WHAT NEEDS TO BE DONE: Pick every line from the data below that contains the string "false" and copy it.

Records from a data source:
- - - - - - -
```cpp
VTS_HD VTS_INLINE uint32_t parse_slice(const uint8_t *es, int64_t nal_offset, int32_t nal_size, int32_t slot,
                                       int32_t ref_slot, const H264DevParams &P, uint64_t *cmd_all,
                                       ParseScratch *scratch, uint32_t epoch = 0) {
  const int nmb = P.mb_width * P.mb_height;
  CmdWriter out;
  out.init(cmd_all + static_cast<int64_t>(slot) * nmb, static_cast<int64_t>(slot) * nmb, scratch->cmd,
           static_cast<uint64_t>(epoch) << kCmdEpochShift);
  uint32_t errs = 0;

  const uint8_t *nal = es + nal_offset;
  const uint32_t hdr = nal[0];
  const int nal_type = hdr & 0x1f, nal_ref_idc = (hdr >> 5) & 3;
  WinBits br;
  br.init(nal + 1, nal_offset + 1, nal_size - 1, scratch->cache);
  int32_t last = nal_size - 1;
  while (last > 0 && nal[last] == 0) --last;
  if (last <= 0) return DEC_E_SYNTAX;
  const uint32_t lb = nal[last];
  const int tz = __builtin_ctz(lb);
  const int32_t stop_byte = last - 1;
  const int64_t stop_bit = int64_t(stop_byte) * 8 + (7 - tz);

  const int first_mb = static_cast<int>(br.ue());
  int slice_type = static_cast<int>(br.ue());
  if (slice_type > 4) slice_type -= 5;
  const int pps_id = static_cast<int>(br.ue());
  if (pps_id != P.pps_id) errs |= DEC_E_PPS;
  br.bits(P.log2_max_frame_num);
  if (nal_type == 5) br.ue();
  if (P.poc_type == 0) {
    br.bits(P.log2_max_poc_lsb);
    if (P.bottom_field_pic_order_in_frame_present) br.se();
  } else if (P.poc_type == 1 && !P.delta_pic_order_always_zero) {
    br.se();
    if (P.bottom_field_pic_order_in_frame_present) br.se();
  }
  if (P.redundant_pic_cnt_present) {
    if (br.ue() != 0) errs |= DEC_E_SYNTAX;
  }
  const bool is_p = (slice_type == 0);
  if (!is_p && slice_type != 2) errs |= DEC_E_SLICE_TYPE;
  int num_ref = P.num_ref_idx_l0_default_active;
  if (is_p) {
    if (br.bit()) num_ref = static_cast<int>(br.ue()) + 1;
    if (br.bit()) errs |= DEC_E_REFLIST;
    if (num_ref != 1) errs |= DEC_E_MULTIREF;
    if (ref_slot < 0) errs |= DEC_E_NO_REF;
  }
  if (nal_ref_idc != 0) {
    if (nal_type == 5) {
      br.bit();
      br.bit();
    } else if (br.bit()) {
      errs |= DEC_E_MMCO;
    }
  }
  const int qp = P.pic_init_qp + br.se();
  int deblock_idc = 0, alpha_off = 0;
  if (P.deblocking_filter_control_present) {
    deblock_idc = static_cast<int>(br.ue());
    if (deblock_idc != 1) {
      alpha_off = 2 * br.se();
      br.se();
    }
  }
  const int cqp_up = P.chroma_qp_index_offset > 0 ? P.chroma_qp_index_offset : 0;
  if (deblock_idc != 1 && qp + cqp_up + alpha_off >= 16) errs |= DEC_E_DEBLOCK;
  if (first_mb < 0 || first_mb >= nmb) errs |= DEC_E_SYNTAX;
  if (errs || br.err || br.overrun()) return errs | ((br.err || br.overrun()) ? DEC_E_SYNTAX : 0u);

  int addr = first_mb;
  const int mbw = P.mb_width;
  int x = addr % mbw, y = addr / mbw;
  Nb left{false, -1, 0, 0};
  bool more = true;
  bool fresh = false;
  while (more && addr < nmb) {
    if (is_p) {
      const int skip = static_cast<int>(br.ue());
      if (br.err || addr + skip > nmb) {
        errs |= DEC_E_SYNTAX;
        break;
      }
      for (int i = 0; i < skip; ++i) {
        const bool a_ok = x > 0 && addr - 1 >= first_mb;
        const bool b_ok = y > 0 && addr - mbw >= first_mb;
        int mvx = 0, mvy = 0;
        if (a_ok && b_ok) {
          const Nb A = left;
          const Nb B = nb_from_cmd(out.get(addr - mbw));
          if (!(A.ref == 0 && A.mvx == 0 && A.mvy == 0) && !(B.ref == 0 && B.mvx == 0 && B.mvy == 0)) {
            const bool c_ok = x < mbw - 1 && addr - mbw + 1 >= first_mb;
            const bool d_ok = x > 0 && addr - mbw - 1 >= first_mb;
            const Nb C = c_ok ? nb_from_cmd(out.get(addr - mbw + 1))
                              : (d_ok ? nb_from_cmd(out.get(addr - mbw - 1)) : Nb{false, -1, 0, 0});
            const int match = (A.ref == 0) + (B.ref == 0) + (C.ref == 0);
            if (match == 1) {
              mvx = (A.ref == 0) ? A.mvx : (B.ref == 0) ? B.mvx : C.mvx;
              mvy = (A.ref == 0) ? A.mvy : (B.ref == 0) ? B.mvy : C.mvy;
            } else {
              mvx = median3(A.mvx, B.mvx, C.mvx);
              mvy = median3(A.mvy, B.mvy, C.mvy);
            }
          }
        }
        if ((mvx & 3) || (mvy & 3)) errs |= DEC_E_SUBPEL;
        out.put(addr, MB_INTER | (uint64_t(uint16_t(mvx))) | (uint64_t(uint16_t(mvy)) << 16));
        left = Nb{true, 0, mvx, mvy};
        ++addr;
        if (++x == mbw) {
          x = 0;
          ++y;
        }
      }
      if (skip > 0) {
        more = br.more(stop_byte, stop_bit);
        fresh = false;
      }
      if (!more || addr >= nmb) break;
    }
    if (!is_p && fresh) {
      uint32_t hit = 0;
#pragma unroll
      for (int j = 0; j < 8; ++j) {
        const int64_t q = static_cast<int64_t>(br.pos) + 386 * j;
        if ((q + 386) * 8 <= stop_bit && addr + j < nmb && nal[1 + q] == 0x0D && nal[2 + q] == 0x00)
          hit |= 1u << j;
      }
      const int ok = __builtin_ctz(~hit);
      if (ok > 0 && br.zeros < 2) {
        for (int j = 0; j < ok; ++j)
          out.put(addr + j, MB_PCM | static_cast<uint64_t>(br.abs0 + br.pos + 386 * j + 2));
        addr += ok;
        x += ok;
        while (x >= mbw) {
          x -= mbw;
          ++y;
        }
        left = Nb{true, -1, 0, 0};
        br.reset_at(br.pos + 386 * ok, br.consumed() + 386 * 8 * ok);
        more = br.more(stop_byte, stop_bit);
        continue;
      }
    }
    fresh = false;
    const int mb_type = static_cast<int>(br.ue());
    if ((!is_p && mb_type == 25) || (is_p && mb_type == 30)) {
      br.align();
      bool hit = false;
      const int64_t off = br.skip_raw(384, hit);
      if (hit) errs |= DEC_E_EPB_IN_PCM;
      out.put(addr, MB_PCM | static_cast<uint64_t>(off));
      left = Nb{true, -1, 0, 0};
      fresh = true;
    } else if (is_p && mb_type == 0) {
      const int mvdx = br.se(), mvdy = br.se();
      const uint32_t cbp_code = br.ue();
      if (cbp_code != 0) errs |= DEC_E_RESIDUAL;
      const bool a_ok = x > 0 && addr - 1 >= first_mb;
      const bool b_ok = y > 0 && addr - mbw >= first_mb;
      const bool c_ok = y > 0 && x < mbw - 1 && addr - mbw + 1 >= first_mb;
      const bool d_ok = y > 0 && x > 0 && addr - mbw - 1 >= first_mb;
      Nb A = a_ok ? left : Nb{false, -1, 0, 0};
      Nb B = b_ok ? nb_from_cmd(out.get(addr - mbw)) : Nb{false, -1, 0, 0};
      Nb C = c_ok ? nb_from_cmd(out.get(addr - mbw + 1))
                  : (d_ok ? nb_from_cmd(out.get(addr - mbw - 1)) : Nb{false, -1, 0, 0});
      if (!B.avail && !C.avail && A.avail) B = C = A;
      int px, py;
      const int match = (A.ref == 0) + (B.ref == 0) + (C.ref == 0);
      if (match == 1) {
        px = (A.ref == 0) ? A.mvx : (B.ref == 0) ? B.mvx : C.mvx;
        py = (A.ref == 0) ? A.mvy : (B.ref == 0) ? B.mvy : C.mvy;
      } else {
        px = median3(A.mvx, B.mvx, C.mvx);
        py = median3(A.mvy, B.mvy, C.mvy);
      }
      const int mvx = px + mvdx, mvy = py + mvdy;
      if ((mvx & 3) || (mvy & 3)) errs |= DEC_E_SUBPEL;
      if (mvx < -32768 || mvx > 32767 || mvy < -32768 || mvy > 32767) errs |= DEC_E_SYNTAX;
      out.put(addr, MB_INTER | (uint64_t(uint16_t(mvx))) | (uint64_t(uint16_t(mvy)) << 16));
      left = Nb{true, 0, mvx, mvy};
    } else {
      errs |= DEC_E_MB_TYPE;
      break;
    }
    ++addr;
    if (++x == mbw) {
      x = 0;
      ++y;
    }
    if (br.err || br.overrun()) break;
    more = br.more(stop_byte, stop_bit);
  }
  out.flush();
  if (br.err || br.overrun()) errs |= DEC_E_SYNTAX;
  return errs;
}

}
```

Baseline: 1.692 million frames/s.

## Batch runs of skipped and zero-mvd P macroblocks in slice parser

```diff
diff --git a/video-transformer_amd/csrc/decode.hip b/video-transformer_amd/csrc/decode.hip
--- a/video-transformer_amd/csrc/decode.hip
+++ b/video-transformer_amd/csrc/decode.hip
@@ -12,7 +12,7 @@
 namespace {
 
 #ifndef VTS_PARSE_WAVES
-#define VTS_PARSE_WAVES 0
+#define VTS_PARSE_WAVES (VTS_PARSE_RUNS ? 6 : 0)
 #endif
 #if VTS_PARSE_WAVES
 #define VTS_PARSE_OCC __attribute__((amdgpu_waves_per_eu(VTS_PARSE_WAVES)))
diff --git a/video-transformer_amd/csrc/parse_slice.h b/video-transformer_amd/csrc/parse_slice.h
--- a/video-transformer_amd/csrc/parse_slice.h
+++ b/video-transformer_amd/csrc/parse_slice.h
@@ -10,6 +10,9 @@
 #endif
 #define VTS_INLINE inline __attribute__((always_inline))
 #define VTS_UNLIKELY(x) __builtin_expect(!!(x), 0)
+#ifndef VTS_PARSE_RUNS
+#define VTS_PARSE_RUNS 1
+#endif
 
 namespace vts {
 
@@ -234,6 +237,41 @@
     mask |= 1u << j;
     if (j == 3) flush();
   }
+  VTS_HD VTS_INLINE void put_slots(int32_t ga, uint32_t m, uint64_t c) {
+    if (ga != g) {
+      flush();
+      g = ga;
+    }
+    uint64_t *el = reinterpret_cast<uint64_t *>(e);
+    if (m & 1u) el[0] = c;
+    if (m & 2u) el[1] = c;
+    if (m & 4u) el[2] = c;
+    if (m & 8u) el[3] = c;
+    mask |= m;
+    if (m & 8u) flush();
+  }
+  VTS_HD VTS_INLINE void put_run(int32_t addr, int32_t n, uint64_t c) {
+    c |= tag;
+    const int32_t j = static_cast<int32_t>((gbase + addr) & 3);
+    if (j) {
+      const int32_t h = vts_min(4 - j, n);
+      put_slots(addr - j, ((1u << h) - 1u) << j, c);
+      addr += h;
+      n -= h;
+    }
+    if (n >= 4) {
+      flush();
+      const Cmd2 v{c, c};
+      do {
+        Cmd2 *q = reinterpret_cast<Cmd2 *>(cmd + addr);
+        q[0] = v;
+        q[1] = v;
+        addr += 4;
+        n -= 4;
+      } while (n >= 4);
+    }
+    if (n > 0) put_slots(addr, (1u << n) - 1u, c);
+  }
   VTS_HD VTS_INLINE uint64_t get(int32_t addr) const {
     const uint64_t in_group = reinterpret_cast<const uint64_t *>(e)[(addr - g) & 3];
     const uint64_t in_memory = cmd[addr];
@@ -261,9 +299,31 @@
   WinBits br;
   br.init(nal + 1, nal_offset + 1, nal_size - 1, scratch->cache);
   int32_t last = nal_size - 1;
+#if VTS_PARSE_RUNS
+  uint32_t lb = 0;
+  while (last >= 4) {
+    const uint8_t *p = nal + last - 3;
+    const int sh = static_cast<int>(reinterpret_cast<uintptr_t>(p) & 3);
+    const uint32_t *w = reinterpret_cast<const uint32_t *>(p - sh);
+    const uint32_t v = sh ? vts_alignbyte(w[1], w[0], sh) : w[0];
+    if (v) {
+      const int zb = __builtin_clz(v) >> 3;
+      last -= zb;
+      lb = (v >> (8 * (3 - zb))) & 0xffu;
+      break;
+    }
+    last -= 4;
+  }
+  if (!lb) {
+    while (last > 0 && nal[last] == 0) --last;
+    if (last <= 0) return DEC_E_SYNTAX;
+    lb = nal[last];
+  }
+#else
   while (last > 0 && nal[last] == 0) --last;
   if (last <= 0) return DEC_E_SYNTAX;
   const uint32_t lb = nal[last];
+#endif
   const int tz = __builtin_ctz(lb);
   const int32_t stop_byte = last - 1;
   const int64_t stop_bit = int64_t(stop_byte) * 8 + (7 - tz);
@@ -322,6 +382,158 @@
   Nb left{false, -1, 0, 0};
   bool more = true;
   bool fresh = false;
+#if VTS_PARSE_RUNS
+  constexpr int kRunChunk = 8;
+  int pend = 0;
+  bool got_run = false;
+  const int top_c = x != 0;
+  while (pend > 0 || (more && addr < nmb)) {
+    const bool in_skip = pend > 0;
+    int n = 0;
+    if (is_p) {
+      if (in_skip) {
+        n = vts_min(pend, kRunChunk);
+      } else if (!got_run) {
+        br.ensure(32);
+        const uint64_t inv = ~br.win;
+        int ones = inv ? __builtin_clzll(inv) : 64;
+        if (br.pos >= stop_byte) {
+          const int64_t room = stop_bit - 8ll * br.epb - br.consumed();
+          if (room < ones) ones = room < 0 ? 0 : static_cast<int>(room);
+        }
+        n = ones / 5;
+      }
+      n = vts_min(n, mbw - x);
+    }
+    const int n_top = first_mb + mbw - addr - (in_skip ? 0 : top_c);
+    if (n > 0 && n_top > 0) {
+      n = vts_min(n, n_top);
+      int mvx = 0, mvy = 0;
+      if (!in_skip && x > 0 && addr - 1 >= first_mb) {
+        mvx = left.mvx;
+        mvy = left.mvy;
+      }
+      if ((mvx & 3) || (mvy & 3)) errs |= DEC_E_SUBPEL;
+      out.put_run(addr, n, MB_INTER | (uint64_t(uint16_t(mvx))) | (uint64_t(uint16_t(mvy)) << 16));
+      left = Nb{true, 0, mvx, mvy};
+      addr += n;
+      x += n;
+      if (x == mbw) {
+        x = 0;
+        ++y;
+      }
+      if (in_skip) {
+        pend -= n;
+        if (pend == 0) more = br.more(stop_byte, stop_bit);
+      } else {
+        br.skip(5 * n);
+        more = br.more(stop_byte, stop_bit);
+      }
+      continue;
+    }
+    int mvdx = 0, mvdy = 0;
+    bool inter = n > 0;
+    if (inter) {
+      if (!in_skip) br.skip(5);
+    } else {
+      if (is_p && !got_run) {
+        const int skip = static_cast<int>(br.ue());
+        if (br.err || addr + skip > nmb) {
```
- - - - - - -
ANSWER FOR THE TASK:
  Nb left{false, -1, 0, 0};
  bool fresh = false;
                              : (d_ok ? nb_from_cmd(out.get(addr - mbw - 1)) : Nb{false, -1, 0, 0});
        fresh = false;
    fresh = false;
      bool hit = false;
      Nb A = a_ok ? left : Nb{false, -1, 0, 0};
      Nb B = b_ok ? nb_from_cmd(out.get(addr - mbw)) : Nb{false, -1, 0, 0};
                  : (d_ok ? nb_from_cmd(out.get(addr - mbw - 1)) : Nb{false, -1, 0, 0});
   Nb left{false, -1, 0, 0};
   bool fresh = false;
+  bool got_run = false;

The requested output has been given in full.